In SQ: Connecting with Our Spiritual Intelligence, Danah
presents scientific evidence for the existence of spiritual intelligence
(SQ), a center in the human brain that lies at the core of innovation
and creative leadership. In her most recent work, Spiritual Capital:
Wealth We Can Live By, she takes the concept of spiritual intelligence
and applies it to the business world. The sustainable vision for
capitalism she provides is rooted in a values-based culture in which
businesses generate a decent profit while acting to raise the common
good and ensure the sustainability of their enterprises. In the
following conversation between Danah Zohar and Leverage Points
editor Kali Saposnick, Danah discusses the influence of quantum
physics on her thinking and how, by building spiritual capital,
we can create effective, sustainable collaborations.
Leverage Points: How has your scientific background influenced
your thinking about systems thinking, collaboration, and spiritual
capital?
Danah Zohar: My scientific background has influenced
all my thinking, even the spiritual thinking in my personal life.
I discovered quantum physics at 15, and it stood my whole world
on its head. The ways things based in Newtonian physics differ from
those based in the quantum physics paradigm has been the whole substance
of my work and runs through it completely.
Newtonian physics conceives of the universe essentially as little
billiard balls, atoms with hard boundaries.

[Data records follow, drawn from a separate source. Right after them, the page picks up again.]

_SIGNATURES = {
    "dicp_abi_version": ([], ctypes.c_int),
    "dicp_copy": ([vp, vp, ctypes.c_size_t, vp], ctypes.c_int),
    "dicp_zero": ([vp, ctypes.c_size_t, vp], ctypes.c_int),
    "dicp_padded_targets": ([i32], ctypes.c_int),
    "dicp_accumulate_blocks": ([i32], ctypes.c_int),
    "dicp_pack_target": ([i32, vp, i32, vp, vp, i32, i32, vp, i32, vp], ctypes.c_int),
    "dicp_search_frame": ([i32, vp, i32, vp, i32, i32, f64, i32, vp, vp, i32, vp, vp, vp], ctypes.c_int),
    "dicp_knn_f16_bytes": ([i32, i32], ctypes.c_size_t),
    "dicp_knn_f16_pack": ([vp, vp, i32, i32, i32, vp, vp], ctypes.c_int),
    "dicp_knn_f16_probe": ([vp, vp, vp, vp, vp, vp, i32, i32, i32, i32, vp, vp], ctypes.c_int),
    "dicp_knn": ([i32, vp, vp, vp, vp, vp, i32, i32, i32, i32, vp, i32, vp, vp], ctypes.c_int),
    "dicp_knn_sweep": ([i32, vp, vp, vp, vp, vp, vp, vp, i32, vp, vp, i32, i32, i32, i32, vp, vp, vp, i32, vp, vp, vp, i32, vp], ctypes.c_int),
    "dicp_window_blocks": ([i32, i32, i32], ctypes.c_int),
    "dicp_window_rows": ([i32], ctypes.c_int),
    "dicp_bwd_tail_max_blocks": ([i32], ctypes.c_int),
    "dicp_sweep_sort_scratch_bytes": ([i32, i32, i32], ctypes.c_size_t),
    "dicp_sweep_sort": ([i32, vp, i32, vp, vp, i32, i32, i32, vp, vp, i32, vp, vp, vp, ctypes.c_size_t, vp], ctypes.c_int),
    "dicp_sweep_build": ([i32, vp, i32, vp, vp, vp, i32, i32, i32, vp, vp, i32, vp], ctypes.c_int),
    "dicp_sweep_setup": ([i32, vp, i32, vp, i32, i32, i32, f64, i32, vp, vp, vp, i32, vp, vp, vp, ctypes.c_size_t, vp, vp, i32, vp, vp, i32, vp, vp, vp, vp], ctypes.c_int),
    "dicp_query_order": ([i32, vp, vp, vp, i32, i32, i32, vp, vp, vp, vp, i32, vp, i32, vp, vp, i32, vp, vp, vp], ctypes.c_int),
    "dicp_query_reorder": ([i32, vp, vp, vp, vp, vp, i32, i32, i32, vp, i32, vp, vp, i32, vp, vp, vp], ctypes.c_int),
    "dicp_query_keys": ([i32, vp, vp, i32, i32, vp, vp], ctypes.c_int),
    "dicp_loop_init": ([i32, vp, vp, ctypes.c_double, i32, i32, i32, vp, vp, vp, vp, vp, vp, vp, vp, i32, vp], ctypes.c_int),
    "dicp_search_pose": ([i32, vp, vp, i32, vp, vp], ctypes.c_int),
    "dicp_loop_finish": ([i32, vp, vp, vp, vp, i32, i32, vp, vp, vp, vp], ctypes.c_int),
    "dicp_accumulate_bwd_window": ([i32, ctypes.POINTER(WeightParams), vp, vp, i32, vp, vp, vp, vp, vp, vp, vp, vp, vp, i32, i32, i32, vp, vp, vp, vp, vp, i32, vp], ctypes.c_int),
    "dicp_resolve_matches": ([vp, vp, i32, vp, i32, i32, vp, vp], ctypes.c_int),
    "dicp_match_order_scratch_bytes": ([i32, i32, i32], ctypes.c_size_t),
    "dicp_match_order": ([i32, vp, vp, i32, i32, vp, ctypes.c_size_t, vp, vp], ctypes.c_int),
    "dicp_window_reduce": ([i32, vp, vp, vp, vp, vp, vp, i32, i32, i32, i32, i32, vp, i32, i32, vp], ctypes.c_int),
    "dicp_permute_add_rows": ([i32, vp, vp, i32, i32, i32, i32, i32, i32, vp, i32, i32, vp], ctypes.c_int),
    "dicp_pose_grad_in": ([i32, vp, vp, i32, vp], ctypes.c_int),
    "dicp_pose_grad_out": ([i32, vp, vp, i32, vp, i32, vp], ctypes.c_int),
    "dicp_permute_rows": ([i32, vp, vp, i32, i32, i32, i32, i32, i32, vp, i32, i32, vp], ctypes.c_int),
    "dicp_gather_rows": ([i32, vp, vp, i32, i32, i32, i32, vp, vp], ctypes.c_int),
    "dicp_scatter_add_rows": ([i32, vp, vp, i32, i32, i32, i32, vp, vp], ctypes.c_int),
    "dicp_pack_list": ([i32, vp, vp, vp, i32, i32, i32, vp, vp, vp], ctypes.c_int),
    "dicp_unpack_list": ([i32, vp, vp, vp, vp, i32, i32, i32, i32, vp], ctypes.c_int),
    "dicp_accumulate": ([i32, ctypes.POINTER(WeightParams), vp, vp, i32, vp, vp, vp, vp, vp, i32, i32, i32, vp, vp, i64, vp], ctypes.c_int),
    "dicp_step": ([i32, ctypes.POINTER(StepIO), i32, vp], ctypes.c_int),
    "dicp_icp_forward": ([i32, ctypes.POINTER(WeightParams), ctypes.POINTER(LoopBuffers), i32, i32, i32, i32, i32, f64, i32, i32, vp], ctypes.c_int),
    "dicp_icp_forward_plan": ([i32, ctypes.POINTER(WeightParams), ctypes.POINTER(LoopBuffers), ctypes.POINTER(SegmentPlan), i32, i32, i32, i32, i32, f64, vp], ctypes.c_int),
    "dicp_icp_backward": ([i32, ctypes.POINTER(WeightParams), ctypes.POINTER(LoopBuffers), i32, i32, i32, i32, vp, vp, i32, vp, vp, vp, vp, vp, vp, i32, i32, vp], ctypes.c_int),
    "dicp_step_bwd": ([i32, vp, vp, i32, i32, vp, vp, i64, vp, vp, vp, vp, i32, vp], ctypes.c_int),
    "dicp_accumulate_bwd": ([i32, ctypes.POINTER(WeightParams), vp, vp, i32, vp, vp, vp, vp, vp, vp, vp, i32, i32, i32, vp, vp, vp, vp, vp], ctypes.c_int),
    "dicp_gumbel_nn": ([i32, vp, vp, i32, vp, ctypes.c_uint32, f64, f64, i32, i32, i32, vp, vp, vp], ctypes.c_int),
    "dicp_gumbel_nn_bwd": ([i32, vp, vp, i32, vp, ctypes.c_uint32, f64, f64, vp, vp, vp, i32, i32, i32, vp, vp, vp], ctypes.c_int),
    "dicp_kabsch_accumulate": ([i32, vp, vp, i32, vp, vp, vp, i32, f64, vp, i32, i32, i32, vp, vp], ctypes.c_int),
    "dicp_kabsch_step": ([i32, vp, i32, vp, vp, vp, i32, vp], ctypes.c_int),
    "dicp_kabsch_step_bwd": ([i32, vp, vp, vp, i32, vp], ctypes.c_int),
    "dicp_kabsch_forward": ([i32, ctypes.POINTER(KabschBuffers), i32, i32, i32, i32, f64, i32, f64, i32, i32, vp], ctypes.c_int),
    "dicp_kabsch_bwd": ([i32, vp, vp, i32, vp, vp, vp, i32, f64, vp, vp, i32, i32, i32, vp, vp, vp, vp], ctypes.c_int),
    "dicp_transform_points": ([i32, vp, vp, vp, i32, i32, vp], ctypes.c_int),
    "dicp_transform_points_bwd": ([i32, vp, vp, vp, vp, vp, i32, i32, vp], ctypes.c_int),
    "dicp_loss_weight": ([i32, i32, i32, f64, f64, vp, i64, i32, vp, vp], ctypes.c_int),
    "dicp_loss_weight_bwd": ([i32, i32, i32, f64, f64, vp, vp, i64, i32, vp, vp], ctypes.c_int),
    "dicp_call_plan": ([i32, ctypes.POINTER(Call), ctypes.POINTER(CallLayout)], ctypes.c_int),
    "dicp_call_forward": ([i32, ctypes.POINTER(WeightParams), ctypes.POINTER(Call), vp], ctypes.c_int),
    "dicp_call_backward_plan": ([i32, ctypes.POINTER(WeightParams), ctypes.POINTER(Call), i32, i32, ctypes.POINTER(CallBackwardLayout)], ctypes.c_int),
    "dicp_call_backward": ([i32, ctypes.POINTER(WeightParams), ctypes.POINTER(Call), ctypes.POINTER(CallGrads), vp], ctypes.c_int),
    "dicp_loop_backward_plan": ([i32, ctypes.POINTER(WeightParams), ctypes.POINTER(LoopBackwardIn), i32, i32, ctypes.POINTER(CallBackwardLayout)], ctypes.c_int),
    "dicp_loop_backward": ([i32, ctypes.POINTER(WeightParams), ctypes.POINTER(LoopBackwardIn), ctypes.POINTER(CallGrads), vp], ctypes.c_int),
    "dicp_loop_backward_prepare": ([i32, ctypes.POINTER(LoopBackwardIn), vp, vp, vp, vp], ctypes.c_int),
    "dicp_kabsch_call_plan": ([i32, ctypes.POINTER(KabschCall), ctypes.POINTER(KabschCallLayout)], ctypes.c_int),
    "dicp_kabsch_call_forward": ([i32, ctypes.POINTER(KabschCall), vp], ctypes.c_int),
    "dicp_kabsch_call_backward": ([i32, ctypes.POINTER(KabschCall), ctypes.POINTER(KabschCallGrads), vp], ctypes.c_int),
    "dicp_normals_workspace_bytes": ([i32, i32, i32, i32, i32, i32], ctypes.c_size_t),
    "dicp_normals_forward": ([i32, vp, i32, vp, i32, i32, i32, vp, i32, vp, vp, vp, vp, ctypes.c_size_t, vp, vp], ctypes.c_int),
    "dicp_normals_backward": ([i32, vp, vp, vp, i32, vp, i32, i32, i32, i32, vp, vp, vp, ctypes.c_size_t, vp], ctypes.c_int),
    "dicp_normals_grid_workspace_bytes": ([i32, i32, i32, i32, i32, i32], ctypes.c_size_t),
    "dicp_normals_grid_forward": ([i32, vp, i32, vp, i32, i32, i32, vp, i32, vp, vp, vp, vp, ctypes.c_size_t, vp, vp, vp], ctypes.c_int),
    "dicp_normals_grid_backward": ([i32, vp, vp, vp, i32, i32, i32, i32, i32, vp, vp, vp, ctypes.c_size_t, vp], ctypes.c_int),
    "dicp_voxel_workspace_bytes": ([i32, i32, i32, i32], ctypes.c_size_t),
    "dicp_voxel_count": ([i32, vp, i32, vp, i32, i32, f64, f64, f64, vp, i32, i32, vp, vp, ctypes.c_size_t, vp], ctypes.c_int),
    "dicp_voxel_reduce": ([i32, vp, i32, i32, i32, i32, vp, ctypes.c_size_t, vp, vp, vp, vp], ctypes.c_int),
    "dicp_voxel_backward": ([i32, vp, vp, vp, i32, i32, i32, i32, vp, vp], ctypes.c_int),
    "dicp_knn_points_workspace_bytes": ([i32, i32, i32, i32, i32, i32], ctypes.c_size_t),
    "dicp_knn_points": ([i32, vp, vp, vp, i32, vp, vp, vp, vp, i32, i32, i32, vp, vp, vp, ctypes.c_size_t, vp, vp], ctypes.c_int),
    "dicp_knn_points_backward": ([i32, vp, vp, vp, vp, i32, i32, vp, vp, i32, i32, i32, i32, vp, vp, vp, vp, ctypes.c_size_t, vp], ctypes.c_int),
    "dicp_fps_geometry": ([i32, ctypes.POINTER(i32), ctypes.POINTER(i32), ctypes.POINTER(i32)], None),
    "dicp_fps_workspace_bytes": ([i32, i32, i32, i32, i32], ctypes.c_size_t),
    "dicp_fps_forward": ([i32, vp, i32, vp, vp, i32, i32, i32, i32, vp, vp, vp, vp, vp, ctypes.c_size_t, vp], ctypes.c_int),
    "dicp_fps_backward": ([i32, vp, vp, i32, i32, i32, i32, vp, vp], ctypes.c_int),
    "dicp_ball_grid_slots": ([i32], ctypes.c_int),
    "dicp_ball_plan_bytes": ([], ctypes.c_int),
    "dicp_ball_grid_build": ([i32, vp, i32, vp, i32, i32, vp, vp, vp, vp, vp, vp, vp], ctypes.c_int),
    "dicp_ball_query_workspace_bytes": ([i32, i32, i32, i32], ctypes.c_size_t),
    "dicp_ball_query": ([i32, vp, i32, i32, vp, vp, vp, vp, vp, vp, i32, i32, i32, vp, vp, vp, vp, ctypes.c_size_t, vp, vp], ctypes.c_int),
    "dicp_ball_query_backward": ([i32, vp, vp, i32, i32, vp, vp, i32, i32, i32, i32, vp, vp, vp, vp], ctypes.c_int),
    "dicp_knn_grid_build": ([i32, vp, i32, vp, i32, i32, vp, vp, vp, vp, vp], ctypes.c_int),
    "dicp_knn_grid_query": ([i32, vp, i32, i32, vp, vp, vp, vp, vp, vp, i32, i32, i32, vp, vp, vp, ctypes.c_size_t, vp, vp, vp], ctypes.c_int),
    "dicp_group_forward": ([i32, vp, vp, i32, vp, vp, i32, i32, i32, i32, i32, i32, vp, vp], ctypes.c_int),
    "dicp_group_backward": ([i32, vp, vp, i32, vp, i32, i32, i32, i32, i32, i32, vp, vp, vp], ctypes.c_int),
    "dicp_interpolate_forward": ([i32, vp, vp, i32, vp, vp, f64, i32, i32, i32, i32, i32, vp, vp], ctypes.c_int),
    "dicp_interpolate_backward": ([i32, vp, vp, vp, vp, i32, vp, vp, f64, i32, i32, i32, i32, i32, vp, vp, vp], ctypes.c_int),
    "dicp_pool_forward": ([i32, vp, vp, i32, vp, i32, i32, i32, i32, i32, i32, vp, vp, vp, vp], ctypes.c_int),
    "dicp_pool_backward": ([i32, vp, vp, i32, vp, i32, vp, vp, i32, i32, i32, i32, i32, vp, vp], ctypes.c_int),
    "dicp_invert_neighbors_workspace_bytes": ([i32, i32, i32, i32], ctypes.c_size_t),
    "dicp_invert_neighbors": ([vp, i32, vp, i32, i32, i32, i32, vp, vp, vp, ctypes.c_size_t, vp], ctypes.c_int),
    "dicp_group_backward_det": ([i32, vp, vp, i32, vp, i32, i32, i32, i32, i32, vp, vp, vp, vp], ctypes.c_int),
    "dicp_pool_backward_det": ([i32, vp, vp, i32, vp, i32, vp, vp, i32, i32, i32, i32, i32, vp, vp, vp, vp], ctypes.c_int),
    "dicp_interpolate_backward_det": ([i32, vp, vp, i32, vp, vp, f64, i32, i32, i32, i32, i32, vp, vp, vp, vp], ctypes.c_int),
    "dicp_knn_backward_y_det": ([i32, vp, vp, vp, vp, i32, i32, vp, i32, i32, i32, i32, vp, vp, vp, vp], ctypes.c_int),
    "dicp_normals_backward_records": ([i32, i32, vp, vp, vp, i32, vp, i32, i32, i32, i32, vp, ctypes.c_size_t, vp, vp, vp], ctypes.c_int),
    "dicp_normals_gather_det": ([i32, vp, vp, i32, vp, i32, i32, i32, i32, vp, vp, vp, vp], ctypes.c_int),
    "dicp_select_workspace_bytes": ([i32, i32], ctypes.c_size_t),
    "dicp_select_rows": ([i32, vp, i32, vp, vp, i32, i32, vp, vp, vp, vp, vp, ctypes.c_size_t, vp], ctypes.c_int),
    "dicp_select_rows_backward": ([i32, vp, vp, i32, i32, i32, vp, vp], ctypes.c_int),
    "dicp_outlier_workspace_bytes": ([i32, i32], ctypes.c_size_t),
    "dicp_outlier_stats": ([i32, vp, vp, vp, i32, i32, i32, f64, vp, vp, vp, vp, ctypes.c_size_t, vp], ctypes.c_int),
}
EXPORTS = tuple(_SIGNATURES)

According to this principle,
there's no way to change an atomscientists in the early days
didn't know about subatomic particles or any of the things that
have so radically changed our way of understanding nature. In the
Newtonian model, when two of these billiard balls meet, they bump
into and knock each other off course, but neither changes the other.
Ideas such as individualism and replaceable parts in industrial
settings emerged from Newton's idea of atomism. So did the notion
that I am essentially alone in the world, isolated from people.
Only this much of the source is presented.